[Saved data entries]
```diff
+            FR_HIP_CHECK(hipMemcpy(b9.data(), cw.bias, C * sizeof(float), hipMemcpyDeviceToHost));
+            for (int k = 1; k < 9; ++k) std::copy(b9.begin(), b9.begin() + C, b9.begin() + (size_t)k * C);
+        }
+        if (op.act == 2) FR_HIP_CHECK(hipMemcpy(slope.data(), cw.slope, C * sizeof(float), hipMemcpyDeviceToHost));
+        for (int hf = 0; hf < 2; ++hf) {
+            pair7_pack_weights(rows.data(), cw.Kpad, c, hf, packed.data());
+            for (int k = 0; k < 9; ++k)
+                std::copy(b9.begin() + (size_t)k * C + hf * HC, b9.begin() + (size_t)k * C + hf * HC + HC,
+                          ep.begin() + (((size_t)hf * nconv + c) * 9 + k) * HC);
+            std::copy(slope.begin() + hf * HC, slope.begin() + hf * HC + HC, sl.begin() + ((size_t)hf * nconv + c) * HC);
+        }
+    }
+    int rc = upload(h, &r.w, packed);
+    if (rc) return rc;
+    if ((rc = upload(h, &r.ep, ep))) return rc;
+    if ((rc = upload(h, &r.slope, sl))) return rc;
+    void* d = nullptr;
+    if ((rc = dev_alloc(&d, (size_t)nconv * sizeof(bf16_t*)))) return rc;
+    h->weight_allocs.push_back(d);
+    r.dbg = (bf16_t**)d;
+    if (!h->stage_spin) {
         if ((rc = dev_alloc(&d, sizeof(int)))) return rc;
         h->weight_allocs.push_back(d);
         h->stage_spin = (int*)d;
@@ -391,6 +443,7 @@
         case STAGE_CHAIN17: return build_chain17(h, r);
         case STAGE_CHAIN_R50: return build_chain_r50(h, r);
         case STAGE_BNECK28: return build_bneck28(h, r);
+        case STAGE_PAIR7: return build_pair7(h, r);
         default: return FR_OK;
     }
 }
@@ -412,7 +465,7 @@
         const int c = stage_choice(h, st, B);
         if (c >= 0) return c == 1;
     }
-    const int cap = std::max(1, h->n_cu / r.parts);
+    const int cap = std::max(1, r.kind == STAGE_PAIR7 ? h->n_cu : h->n_cu / r.parts);
     if (h->stage_mode == 2 || B <= cap) return true;
     const int64_t rounds = (B + cap - 1) / cap;
     return (int64_t)B * 100 >= (int64_t)h->stage_min_fill * rounds * cap;
@@ -457,6 +510,7 @@
         a.wscale = r.wscale;
         return launch_stage8(a, s);
     }
+    if (r.kind == STAGE_PAIR7) return launch_pair7(a, s);
     return r.parts > 1 ? launch_split_stage(a, r.H, r.C, s) : launch_stage(a, s);
 }
 
@@ -538,7 +592,8 @@
         ps.start(stage_class(r, i));
         hipError_t e = hipSuccess;
         switch (r.kind) {
-            case STAGE_LDS: e = run_lds(h, op, r, B, kf16, tail_in, s); break;
+            case STAGE_LDS:
+            case STAGE_PAIR7: e = run_lds(h, op, r, B, kf16, tail_in, s); break;
             case STAGE_TRANS: e = run_trans(h, r, B, kf16, s); break;
             case STAGE_STEM160: e = run_stem160(h, r, B, kf16, s); break;
             case STAGE_CHAIN35: e = run_chain35(h, r, B, kf16, s); break;
```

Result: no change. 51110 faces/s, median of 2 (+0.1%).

--- TASK ---
For the data above, count every line in which the string "sizeof" appears, and answer with the count only.

--- RESPONSE TO THE EXERCISE ---
4